Tencent’s Real-World Use Cases
In recognition of this software challenge, Tencent recently released their Tencent Accelerated Computing Optimizer (TACO) Kit, their cloud service for customers that aims to allow all developers, regardless of their AI experience level, to perform deep learning training and inference using their choice of model, framework, and hardware backend. While their customers interact with a clean and simple user interface, Tencent’s TACO Kit does the heavy lifting under the hood to help ensure that the customer’s workload is running optimally. To harness the best inference performance from AMD EPYC™ CPU backends, Tencent incorporates ZenDNN, AMD’s AI inference library,into their TACO inference pathway, also known as TACO Infer.
Diagram 1. Architectural overview of Tencent’s TACO Infer.
The above diagram is an architectural overview of Tencent’s TACO Infer. Prior to TACO Infer, the burden of managing multiple hardware targets separately for inference deployment and performance tuning would fall on the shoulders of Tencent’s cloud users. Given the breadth of model frontend types, hardware backends, and software versions, users might find themselves overwhelmed by the different combinations; the abundant availability of community tools contributes another dimension of complexity. Instead of evaluating the most cost-effective and performant solutions, users are inclined to opt for familiar choices due to the effort and time involved with exploring variations. This inhibits cloud users from matching their applications with the most appropriate computing type and fully releasing the potential of cloud computing.
TACO Infer aims to address this issue by providing users eager for accelerated computing with a cross-platform unified optimization interface and easy access to highly optimized heterogeneous power in Tencent Cloud. The extensible design of TACO Infer facilitates the integration of ZenDNN as a kernel backend when targeting AMD EPYC processor-based devices. For ease of use, TACO Infer requires no changes to deep learning frameworks, such as TensorFlow or PyTorch.
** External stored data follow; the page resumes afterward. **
+    const int lane = threadIdx.x & 63;
+    const u32 nw = ((u32)x.F + 63) >> 6;
+    const u32 group = xcd_block();
+    const u32 wi = (u32)__builtin_amdgcn_readfirstlane((int)(threadIdx.x >> 6));
+    const u32 tile = group * 4 + wi;
+    u32 cum[4] = {0, 0, 0, 0}, all[4], cbase = 0, call = 0;
+    TileLines t;
+    tile_lines(o, tile, tile < o.nbp ? nw : 0u, t);
+    if (o.nbp > 1) {
+        u64 acc[5] = {0, 0, 0, 0, 0};
+        const u32 first = group * 16;
+#pragma unroll 2
+        for (u32 i = threadIdx.x; i < nw; i += 256) {
+            const u64* __restrict__ ln = o.kplane + (size_t)i * 8;
+            const u64 keep = i < first ? ~0ull : ~0ull << 32;
+            u64 n[5];
+#pragma unroll
+            for (int c = 0; c < 4; ++c) n[c] = (u64)__popcll(ln[c]);
+            n[4] = ln[5] & 0xFFFFFFFFull;
+#pragma unroll
+            for (int k = 0; k < 5; ++k) acc[k] += (n[k] | (n[k] << 32)) & keep;
+        }
+        u32 mine[5] = {0, 0, 0, 0, 0};
+#pragma unroll
+        for (int q = 0; q < 4; ++q) {
+#pragma unroll
+            for (int c = 0; c < 4; ++c) mine[c] += (u32)__popcll(t.up[q][c]);
+            mine[4] += t.nc[q];
+        }
+#pragma unroll
+        for (int k = 0; k < 5; ++k) {
+            const u64 s = wave_sum_u64(acc[k]);
+            if (lane == 0) { part[wi][k] = s; own[wi][k] = mine[k]; }
+        }
+        __syncthreads();
+        if (tile >= o.nbp) return;
+        u32 before[5];
+#pragma unroll
+        for (int k = 0; k < 5; ++k) {
+            const u64 s = part[0][k] + part[1][k] + part[2][k] + part[3][k];
+            u32 b = (u32)s;
+#pragma unroll
+            for (u32 q = 0; q < 3; ++q) b += q < wi ? own[q][k] : 0u;
+            before[k] = (u32)__builtin_amdgcn_readfirstlane((int)b);
+            if (k < 4) all[k] = (u32)__builtin_amdgcn_readfirstlane((int)(u32)(s >> 32));
+            else call = (u32)__builtin_amdgcn_readfirstlane((int)(u32)(s >> 32));
+        }
+        u32 lower = 0;
+#pragma unroll
+        for (int c = 0; c < 4; ++c) { cum[c] = lower + before[c]; lower += all[c]; }
+        cbase = before[4];
+        single_tile_sweep<P, false>(x, o, tile, lane, t, cum, cbase);
+    } else {
+        if (wi != 0) return;
+#pragma unroll
+        for (int c = 0; c < 4; ++c) {
+            all[c] = 0;
+#pragma unroll
+            for (int q = 0; q < 4; ++q) all[c] += (u32)__popcll(t.up[q][c]);
+        }
+        u32 lower = 0;
+#pragma unroll
+        for (int c = 0; c < 4; ++c) { cum[c] = lower; lower += all[c]; }
+        call = o.filter_on ? single_tile_sweep<P, true>(x, o, 0u, lane, t, cum, 0u) : single_tile_sweep<P, false>(x, o, 0u, lane, t, cum, 0u);
+    }
+    if (tile != 0) return;
+    u32 wide = 0;
+    for (u32 rk = (u32)lane; rk < a.cmax_world; rk += 64) {
+        const u64 m = *reinterpret_cast<const u64*>(a.cmax_base + (u64)rk * a.cmax_bpr);
+        if (m >= PACK_FMAX) wide |= m >= 65535 ? 3u : 2u;
+    }
+    wide = (__ballot(wide & 1u) ? 1u : 0u) | (__ballot(wide & 2u) ? 2u : 0u);
+    const u32 tot = all[0] + all[1] + all[2] + all[3];
+    const u32 cand = o.crec ? call : 0u;
+    if (a.clear && lane < 4) a.clear[lane] = 0;
+    if (lane == 0) {
+        if (a.next) { a.next[0] = tot; a.next[1] = wide; }
+        *a.packet = make_uint4(a.seq, tot | ((wide & 1u) << 31) | ((wide >> 1) << 30), cand, cand);
+    }
 }
 
 __global__ __launch_bounds__(256) void lite_count_kernel(const u64* __restrict__ kplane, u32 nw, u32* __restrict__ cnt4, u32 nbp, u32 kshift, u32 cand_row = 0) {
@@ -2269,6 +2378,8 @@
         u32* slot = nullptr;
         bool filtered = false;
         u32 crec_cap = 0;
+        bool narrow = false;
+        const char* sweep = "";
         u32 Fn = 0;
         bool w16 = false, w9 = false;
         bool spec_hit = false;
@@ -2320,7 +2431,7 @@
             }
             DSM_HIP(hipGetLastError());
             if (pend.submit && (w.F >= 200000u || w.depth >= 24)) { if (int rc = flush_pending()) return rc; }
-            count_level(w);
+            count_level(w, &s);
             if (!s.Fn) break;
             w.L.push_back(child);
             step(w, s.Fn, s.w16, s.w9);
@@ -2618,34 +2729,44 @@
             ao.kplane = splane[0]; ao.kplane_w = me.kplane; ao.single = 1;
             ao.kshift = 3;
         }
-        const bool lean = !merged && nbp > 1 && keep_pw && !keep_slot && !stream_mode;
-        if (lean && s.filtered && carena.cap) {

Linking an application with TACO’s software development kit (SDK) is sufficient to enable optimizations, including those provided by ZenDNN. Incorporation of ZenDNN further pushes the performance gain that TACO can achieve, as demonstrated by the data points that Tencent collected below:
Diagram 2. Inference performance improvement using ZenDNN in TACO Infer compared to generic TensorFlow, both running on AMD EPYC CPU backends in Tencent testing.
Diagram 2 above depicts the throughput performance gain achieved in Tencent testing with the latest release of TACO Infer using Tencent’s Cloud Bare Metal (CBM) standard SA2 instances and latency-optimized batch sizes of 1. Across a variety of computer vision and natural language processing type deep learning models, the optimizations enabled by TACO and ZenDNN jointly improve inference performance compared to the generic TensorFlow baseline.
In support of the AMD-Tencent collaboration, the director of the Tencent Cloud Server department, Lidong Chen, comments, “AMD and Tencent are working together to optimize Tencent Accelerated Computing Optimizer (TACO) Kit to deliver the best AI user experience. By optimizing TACO withZenDNN, we already see promising performance uplift running on AMD EPYC CPUs.”